I have both a FF DSLR kit and a smaller more discreet kit with a Fuji X Pro, thinking of taking the latter. 

Are concerns about theft overstated or the usual precautions apply? Would a large Nikon DSLR be a theft magnet? any camera be a theft magent?

street photography is high on my list but are there cultural precautions? will subjects ask for payment? 


thank you in advance


----------



## Gary D (Oct 28, 2013)

Filipinos love to pose but do like to be invited. To take photos otherwise are called stolen shots. Walking around with a large camera around your neck could be problematic in the wrong area and wrong time of day. Just take the usual precautions.


----------



## Bluesdude (Jun 30, 2012)

Hello Fuji001,
I don't know much about the Davao area but I can give you my general recommendations and input. I am a professional photographer. Back in the 1980`s I was a U.S. navy photographer stationed in the Philippines. I met my lovely wife there and are still together. We have visited over the years and have a small piece of property we plan to retire to in a few years. In recent times we've only been spending time on the island of Luzon. 

If you use your common sense, you should be fine even with your Nikon gear. If possible, bring someone with you when shooting. Lengthen your camera strap so you can put one arm through and wear your camera across your body. A tripod can be an opposing looking weapon if carried as though you're willing to use it. You can replace your camera bag with an old backpack to help camouflage your gear a bit. I use a canvas, military style backpack instead of a camera bag. It displaces the weight better than a one strap bag as well. Listen to your gut and your situational awareness. 

Coincidentally, I also own a Fuji X and really enjoy using it. After all those years of carrying the heavier equipment, the light weight is a welcome change for my old back. The fact that it doesn't appear to be a high end camera makes it less of a target for theft. Another benefit of the Fuji is that it is less opposing to those your photographing. You will find you'll get a lot less dear-in-the-headlight looks from the adults and a little less hamming it up from the kids.
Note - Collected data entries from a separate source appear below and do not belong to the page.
# zhengfei0908/SBA-GAN

Hardware: AMD Instinct MI355X
Metric: images/sec (G+D step) at 256px (higher is better)
Workload: dtype bf16; 1 GPU; bird_style.yml 3-stage G+D step (64..256px), B=20 per GPU, G_NET variant=model, image_encoder=inception, text_encoder=RNN_ENCODER in the step; global_batch=20, parallelism=dp1, launch=replayer, losses_finite=True

## Files before the change

include/sbagan_hip.h:

```cpp
#ifndef SBAGAN_HIP_H
#define SBAGAN_HIP_H

#include <stdint.h>

#ifdef __cplusplus
extern "C" {
#endif

#define SBA_F32 0
#define SBA_BF16 1
#define SBA_BF16_YH 2

#define SBA_OK 0
#define SBA_E_ARG (-1)
#define SBA_E_LAUNCH (-2)
#define SBA_E_UNSUPPORTED (-3)

#define SBA_ACT_NONE 0
#define SBA_ACT_GLU 1
#define SBA_ACT_LRELU 2
#define SBA_ACT_RELU 3

#define SBA_MAX_TAPS 32

typedef struct sba_conv_geom {
    int32_t N, IH, IW, Cin;
    int32_t OH, OW, Cout;
    int32_t OHs, OWs;
    int32_t sy, sx;
    int32_t osy, osx, ooy, oox;
    int32_t ups;
    int32_t ntaps;
    int8_t ty[SBA_MAX_TAPS];
    int8_t tx[SBA_MAX_TAPS];
    int32_t x_cstride, x_coff, y_cstride, y_coff;
    int32_t relu;
    int32_t tile, ksplit;
    int32_t first_write;
    int32_t w_layout;
} sba_conv_geom;
#define SBA_IGEMM_TILES 18

const char* sba_version(void);

int sba_set_deterministic(int on, void* scratch, int64_t scratch_bytes);
int sba_get_deterministic(void);
int sba_det_reset(void);
int64_t sba_det_high_water(void);
int sba_set_reduce_scratch(void* scratch, int64_t scratch_bytes);
int sba_bn_stat_slots(void);

int sba_conv_igemm(int dtype, const void* x, const void* w, void* y, const void* addend,
                   float* stats, const sba_conv_geom* g, void* workspace, int64_t workspace_bytes,
                   void* stream);
int sba_conv_igemm_bias(int dtype, const void* x, const void* w, void* y, const void* addend,
                        float* stats, const float* bias, const void* relu_mask, const sba_conv_geom* g,
                        void* workspace, int64_t workspace_bytes, void* stream);
int sba_conv_igemm_plan(int dtype, const sba_conv_geom* g, int64_t workspace_bytes, int* plan);

int sba_fold_bn_pack(int dtype, const float* w, const float* gamma, const float* beta, const float* running_mean,
                     const float* running_var, float eps, void* out, float* bias, int O, int taps, int Cin, int glu,
                     void* stream);
int sba_conv_igemm_glu(int dtype, const void* x, const void* w, const float* bias, void* y, int C,
                       const sba_conv_geom* g, void* stream);
int sba_conv_igemm_glu_plan(int dtype, const sba_conv_geom* g, int C, int* plan);
#define SBA_GROUP_MAX 8
typedef struct sba_conv_group_item {
    const void* x; const void* w; void* y; const void* addend; const float* bias; const void* relu_mask;
    const sba_conv_geom* g;
} sba_conv_group_item;
int sba_conv_igemm_group(int dtype, int n, const sba_conv_group_item* items, int tile, void* stream);
int sba_conv_igemm_group_splitk(int dtype, int n, const sba_conv_group_item* items, int tile, int ksplit,
// ... 216 lines not shown
```

sba-gan_amd/csrc/igemm.hip:

```cpp
#include <math.h>
#include <stdlib.h>

#include "common.h"
#include <type_traits>

namespace {

struct FastDiv {
    uint64_t magic;
    uint32_t d;
};
static inline FastDiv make_fastdiv(uint32_t d, int64_t max_n) {
    FastDiv f;
    f.d = d;
    f.magic = (max_n < (1 << 21) && d > 0) ? (((uint64_t)1 << 42) + d - 1) / d : 0;
    return f;
}
__device__ __forceinline__ uint32_t fdiv(uint32_t n, const FastDiv& f) {
    return f.magic ? (uint32_t)(((uint64_t)n * f.magic) >> 42) : n / f.d;
}

struct EpiX { const float* bias; const void* mask; int yh; int glu_c; };

__device__ __forceinline__ uint32_t relu_mask_bf16x2(uint32_t v, uint32_t m) {
// ... 25 lines not shown
            for (int j = 0; j < TN; ++j)
                b[j] = *reinterpret_cast<const bf16x8_t*>(b_rows + (j * 32 + r) * ROWB + kk * 32 + h * 16);
#pragma unroll
            for (int i = 0; i < TM; ++i)
#pragma unroll
                for (int j = 0; j < TN; ++j)
                    acc[i][j] = __builtin_amdgcn_mfma_f32_32x32x16_bf16(a[i], b[j], acc[i][j], 0, 0, 0);
        }
    }
};

template <> struct Mma<float> {
    template <int TM, int TN, int ROWB>
    static __device__ __forceinline__ void slab(const unsigned char* a_rows, const unsigned char* b_rows,
                                                int lane, f32x16_t (&acc)[TM][TN]) {
        const int r = lane & 31, h = lane >> 5;
#pragma unroll
        for (int kk = 0; kk < 8; ++kk) {
            float a[TM], b[TN];
#pragma unroll
            for (int i = 0; i < TM; ++i)
                a[i] = *reinterpret_cast<const float*>(a_rows + (i * 32 + r) * ROWB + (2 * kk + h) * 4);
#pragma unroll
            for (int j = 0; j < TN; ++j)
                b[j] = *reinterpret_cast<const float*>(b_rows + (j * 32 + r) * ROWB + (2 * kk + h) * 4);
#pragma unroll
            for (int i = 0; i < TM; ++i)
#pragma unroll
                for (int j = 0; j < TN; ++j)
                    acc[i][j] = __builtin_amdgcn_mfma_f32_32x32x2f32(a[i], b[j], acc[i][j], 0, 0, 0);
        }
    }
};
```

I know the Fuji has its limitations but overall it might provide you peace of mind so you can relax and not feel as though you have to be on guard quite so much. 

I hope my input helps you. Either way I'm sure you'll be fine and will come back with some great images. Enjoy yourself and don't forget to post some photos when you return. - Jeff


----------



## George6020 (Apr 18, 2014)

Greetings...........I lived in Davao City for almost 2 years. Here are a few nice places that are good for photo shots as well as peaceful walking trips. 
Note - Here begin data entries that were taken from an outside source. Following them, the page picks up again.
template <int LAYERS, int NT, int NTL, int ACT, bool SPLIT, bool FULL = false, bool GIVEN = false, int PC = 3>
__global__ void __launch_bounds__(GNN_FUSED_THREADS, 2) k_fused(const GnnFusedArgs a0)
{
    const GnnFusedArgs &a = a0;
    extern __shared__ __attribute__((aligned(16))) float lds[];
    if (!gnn_gate_open(a.gate, a.world)) return;
#ifdef GNN_DIAG
    if (a.lds_floats) {
        for (int t = threadIdx.x; t < a.lds_floats; t += blockDim.x) lds[t] = __builtin_nanf("");
        __syncthreads();
    }
#endif
    const int lane = threadIdx.x & 63, wave = __builtin_amdgcn_readfirstlane(threadIdx.x >> 6);
    const int KP = a.KP, Ds = a.Ds;
    float *X = lds + (size_t)wave * 32 * KP;
    const int c_aggs = a.c_aggs;
    const int W_launch = (int)gridDim.x * (int)(blockDim.x >> 6);
    const int w_launch = wave * (int)gridDim.x + (int)blockIdx.x;
    const bool third_round = (int64_t)2 * W_launch * 32 < a.n_rows;
    int tile = w_launch + a.tile_base, next_tile = w_launch + W_launch + a.tile_base;
    const int ip_first_raw = tile_rowptr_request(a, tile, lane);
    float *ep = lds + (size_t)GNN_FUSED_WAVES * 32 * KP + 32 + GNN_FUSED_WAVES * 36;
    for (int t = threadIdx.x; t < 3 * 32 * NTL; t += blockDim.x) {
        const int which = t / (32 * NTL), f = t - which * 32 * NTL;
        ep[t] = which == 0 ? a.bias[LAYERS - 1][f] * (SPLIT ? a.bsc[LAYERS - 1] : 1.0f) : (a.bn_scale ? (which == 1 ? a.bn_scale[f] : a.bn_shift[f]) : 0.0f);
    }
    float *hb = ep + 3 * 32 * NTL;
    if constexpr (SPLIT && LAYERS > 1)
        for (int t = threadIdx.x; t < (LAYERS - 1) * 32 * NT; t += blockDim.x)
            hb[t] = a.bias[t / (32 * NT)][t % (32 * NT)] * (ACT == GNN_ACT_SELU ? 1.44269504088896341f : 1.0f) * a.bsc[t / (32 * NT)];
    __syncthreads();
    if (a.stagger > 0) {
        int rounds = 0;
        if (a.variant & 4) rounds = wave >= GNN_FUSED_WAVES / 2 ? a.stagger : 0;
        else rounds = (int)((((unsigned)blockIdx.x * GNN_FUSED_WAVES + (unsigned)wave) * 0x9E3779B1u) >> 16) % (unsigned)(a.stagger + 1);
        for (int i = 0; i < rounds; ++i) __builtin_amdgcn_s_sleep(127);
    }
    int ip_cur = tile_rowptr_clamp(a, tile, lane, ip_first_raw);
    int src_cur = 0;
    float w_cur = 0.0f;
    if (FULL || Ds == 64) tile_first_ids(a, ip_cur, lane, src_cur, w_cur);
    if constexpr (FULL) zero_pad_columns(a, X, lane, KP);
  for (;;) {
    const int64_t i0 = (int64_t)tile * 32;
    if (i0 >= a.n_rows) break;
    const int nvalid = (int)((a0.n_rows - i0) < 32 ? (a0.n_rows - i0) : 32);
    GnnFusedArgs a = a0;
    asm volatile("" : "+s"(a.Wp[0]), "+s"(a.Wp[1]), "+s"(a.Wp[2]), "+s"(a.bias[0]), "+s"(a.bias[1]), "+s"(a.bias[2]));
    asm volatile("" : "+s"(a.bn_scale), "+s"(a.bn_shift), "+s"(a.state_cur), "+s"(a.state_nxt), "+s"(a.inv), "+s"(a.adj_src), "+s"(a.adj_w));
#ifndef GNN_DIAG
#define GNN_STAMP(slot) do { } while (0)
#else
    unsigned long long *stamp = a.stamps ? a.stamps + ((size_t)tile << 3) : nullptr;
#define GNN_STAMP(slot)                                                                      \
    do {                                                                                     \
        if (stamp) {                                                                         \
            __builtin_amdgcn_sched_barrier(0);                                               \
            const unsigned long long t_ = __builtin_amdgcn_s_memtime();                      \
            if (lane == 0) stamp[slot] = t_;                                                 \
            __builtin_amdgcn_sched_barrier(0);                                               \
        }                                                                                    \
    } while (0)
#endif
    GNN_STAMP(0);

    int *ipt = reinterpret_cast<int *>(lds + (size_t)GNN_FUSED_WAVES * 32 * KP + 32) + wave * 36;
    if (lane <= 32) ipt[lane] = ip_cur;
    const int ip_next_raw = tile_rowptr_request(a, next_tile, lane);
    const bool fast64 = FULL || ((Ds == 64) && (nvalid == 32) && !a.agg_in);
    if (a.variant & 1) __builtin_amdgcn_s_setprio(3);
    if constexpr (FULL && GIVEN) load_tile_given64<SPLIT>(a, X, i0, lane, KP, c_aggs);
    else if constexpr (FULL) load_tile_fast64<SPLIT, true>(a, X, ipt, i0, lane, KP, c_aggs, src_cur, w_cur);
    else {
        if (fast64) load_tile_fast64<SPLIT>(a, X, ipt, i0, lane, KP, c_aggs, src_cur, w_cur);
        else load_tile_generic(a, X, ipt, i0, lane, nvalid, KP, c_aggs);
    }
    if (a.variant & 1) __builtin_amdgcn_s_setprio(0);
    __builtin_amdgcn_fence(__ATOMIC_ACQ_REL, "wavefront");
    GNN_STAMP(2);

    const int half = lane >> 5;
    const float *xb = X + (lane & 31) * KP + half;
    f32x16 out[NTL];
    float mx = 0.0f;
    if constexpr (SPLIT) {
        const __amdgpu_buffer_rsrc_t wrs = __builtin_amdgcn_make_buffer_rsrc(const_cast<int *>(a.Ws_base), 0, a.ws_bytes, 0x00020000);
        const int wv = lane * 16;
        const float *xr = X + (lane & 31) * KP + 8 * half;
        if constexpr (LAYERS == 1) {
            layer0_split<NTL, false, PC>(xr, wrs, wv, a.ws_off[0], a.chunks0, out, ep, half, mx);
        } else {
            f32x16 h1[NT];
            if constexpr (FULL) layer0_split<NT, true, PC>(xr, wrs, wv, a.ws_off[0], a.chunks0, h1, hb, half, mx);
            else {
                if (Ds == 64) layer0_split<NT, true, PC>(xr, wrs, wv, a.ws_off[0], a.chunks0, h1, hb, half, mx);
                else layer0_split<NT, false, PC>(xr, wrs, wv, a.ws_off[0], a.chunks0, h1, hb, half, mx);
            }
            GNN_STAMP(3);
            GNN_STAMP(4);
            if constexpr (PC == 2) { asm volatile("" : "+v"(mx)); mx = __builtin_fmaxf(mx, hidden_range<NT>(h1, a.usc[0])); asm volatile("" : "+v"(mx)); }
            if constexpr (LAYERS == 2) {
                layer_split_from_regs<NT, NTL, ACT, PC>(h1, ep, half, out, wrs, wv, a.ws_off[1], a.usc[0], mx);
            } else {
                f32x16 h2[NT];
                layer_split_from_regs<NT, NT, ACT, PC>(h1, hb + 32 * NT, half, h2, wrs, wv, a.ws_off[1], a.usc[0], mx);
                if constexpr (PC == 2) { asm volatile("" : "+v"(mx)); mx = __builtin_fmaxf(mx, hidden_range<NT>(h2, a.usc[1])); asm volatile("" : "+v"(mx)); }
                layer_split_from_regs<NT, NTL, ACT, PC>(h2, ep, half, out, wrs, wv, a.ws_off[2], a.usc[1], mx);
            }
        }
    } else if constexpr (LAYERS == 1) {
        zero_acc<NTL>(out);
        layer_from_lds<NTL>(xb, a.Wp[0] + (size_t)lane * NTL, a.kk0, out, a.wstride);
    } else {
        f32x16 h1[NT];
        zero_acc<NT>(h1);
        layer_from_lds<NT>(xb, a.Wp[0] + (size_t)lane * NT, a.kk0, h1, a.wstride);
        GNN_STAMP(3);
        GNN_STAMP(4);
        if constexpr (LAYERS == 2) {
            zero_acc<NTL>(out);
            layer_from_regs<NT, NTL, ACT>(h1, a.bias[0], half, out, a.Wp[1] + (size_t)lane * NTL, a.wstride);
        } else {
            f32x16 h2[NT];
            zero_acc<NT>(h2);
            layer_from_regs<NT, NT, ACT>(h1, a.bias[0], half, h2, a.Wp[1] + (size_t)lane * NT, a.wstride);
            zero_acc<NTL>(out);
            layer_from_regs<NT, NTL, ACT>(h2, a.bias[1], half, out, a.Wp[2] + (size_t)lane * NTL, a.wstride);
        }
    }
    __builtin_amdgcn_fence(__ATOMIC_ACQ_REL, "wavefront");
    GNN_STAMP(5);
    int next2_tile = 0x3fffffff;
    if (third_round) {
        if (lane == 0) next2_tile = atomicAdd(a0.tile_ctr, 1) + 2 * W_launch;
    }
    const int ip_next = tile_rowptr_clamp(a, next_tile, lane, ip_next_raw);
    int src_next = 0;
    float w_next = 0.0f;
    if (FULL || Ds == 64) tile_first_ids(a, ip_next, lane, src_next, w_next);
    if constexpr (SPLIT && PC == 2) gnn_flag_raise_range(a.flag_out, mx);
    GnnFlagPeek peek = {0, 0, 0};
    if (SPLIT && NTL == 2 && lane == 0) peek = gnn_flag_peek(a.flag_out);
    bool finished = false;
    if constexpr (SPLIT && NTL == 2) {
        if (fast64) {
#pragma unroll
            for (int jt = 0; jt < NTL; ++jt) {
                if (a.bn_scale) tile_epilogue<ACT, true, true, true, true>(out[jt], ep, ep + 32 * NTL, ep + 64 * NTL, jt, half, 1 << 30, a.usc[LAYERS - 1]);
                else tile_epilogue<ACT, false, true, true, true>(out[jt], ep, nullptr, nullptr, jt, half, 1 << 30, a.usc[LAYERS - 1]);
            }
            GNN_STAMP(6);
            if (nvalid == 32) finish_fast64_aligned(a, X, out, i0, lane, KP, c_aggs, peek);
            else finish_fast64_partial(a, X, out, i0, lane, KP, c_aggs, nvalid);
            finished = true;
        }
    }
    if (!(FULL && SPLIT && NTL == 2) && !finished) {
#pragma unroll
        for (int jt = 0; jt < NTL; ++jt) {
            const float us = SPLIT ? a.usc[LAYERS - 1] : 1.0f;
            if (a.bn_scale) tile_epilogue<ACT, true, SPLIT, true, SPLIT>(out[jt], ep, ep + 32 * NTL, ep + 64 * NTL, jt, half, 1 << 30, us);
            else tile_epilogue<ACT, false, SPLIT, true, SPLIT>(out[jt], ep, nullptr, nullptr, jt, half, 1 << 30, us);
            float *x = X + (lane & 31) * KP + c_aggs;
#pragma unroll
            for (int r = 0; r < 16; ++r) {
                const int f = 32 * jt + (r & 3) + 8 * (r >> 2) + 4 * half;
                if (f < Ds) x[f] = out[jt][r];
            }
        }
        __builtin_amdgcn_fence(__ATOMIC_ACQ_REL, "wavefront");
        GNN_STAMP(6);
        if constexpr (FULL) {
            if (nvalid == 32) check_store_fast64(a, X, i0, lane, KP, c_aggs);
            else check_store_fast64_partial(a, X, i0, lane, KP, c_aggs, nvalid);
        } else {
            if (fast64) check_store_fast64(a, X, i0, lane, KP, c_aggs);
            else check_store_generic(a, X, i0, lane, nvalid, KP, c_aggs);
        }
    }
    GNN_STAMP(7);
#undef GNN_STAMP
    __builtin_amdgcn_fence(__ATOMIC_ACQ_REL, "wavefront");
    tile = next_tile;
    next_tile = __builtin_amdgcn_readfirstlane(next2_tile) + a0.tile_base;
    ip_cur = ip_next; src_cur = src_next; w_cur = w_next;
  }
}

Peoples Park is in center of downtown

Eden Park is west of downtown, going to this higher altitude area, you can feel the air cooling down as you get nearer.

Samal Island has nice beaches and resorts for daytrips as well as extended stays.....just 15-20 minute barge ride.

Night time seems to attract more vandals, so be careful if out late.

I have heard of 1 scam to be careful of................if you ask someone to take a pic of you and gf, using your camera.......they might just take off with it...........or ask for money to give it back.


----------



## Gary D (Oct 28, 2013)

I wouldn't hand anyone anything more than a point and shoot to take my photo. When we were in Legaspi at the old church tower there were people hanging around touting to take your pictures with your camera, for a donation of course, and the young girl that approached us took about 20-30 shots, including setting up trick shots. We gave her a couple of hundred pesos as we could have never come up with anything as professional ourselves.


----------



## fuji0001 (May 5, 2014)

Thank you all. Very much appreciate it. Samal island is one of our destination points for a few days even though we have access to a house. As for letting someone hold my camera?? No way unless I observed the other to be a photo bug as well. It seems I shud ask for permission when obvious and discreet for street shots generally. No different than here in the USA. I will take the smaller lighter kit. Thanks again


----------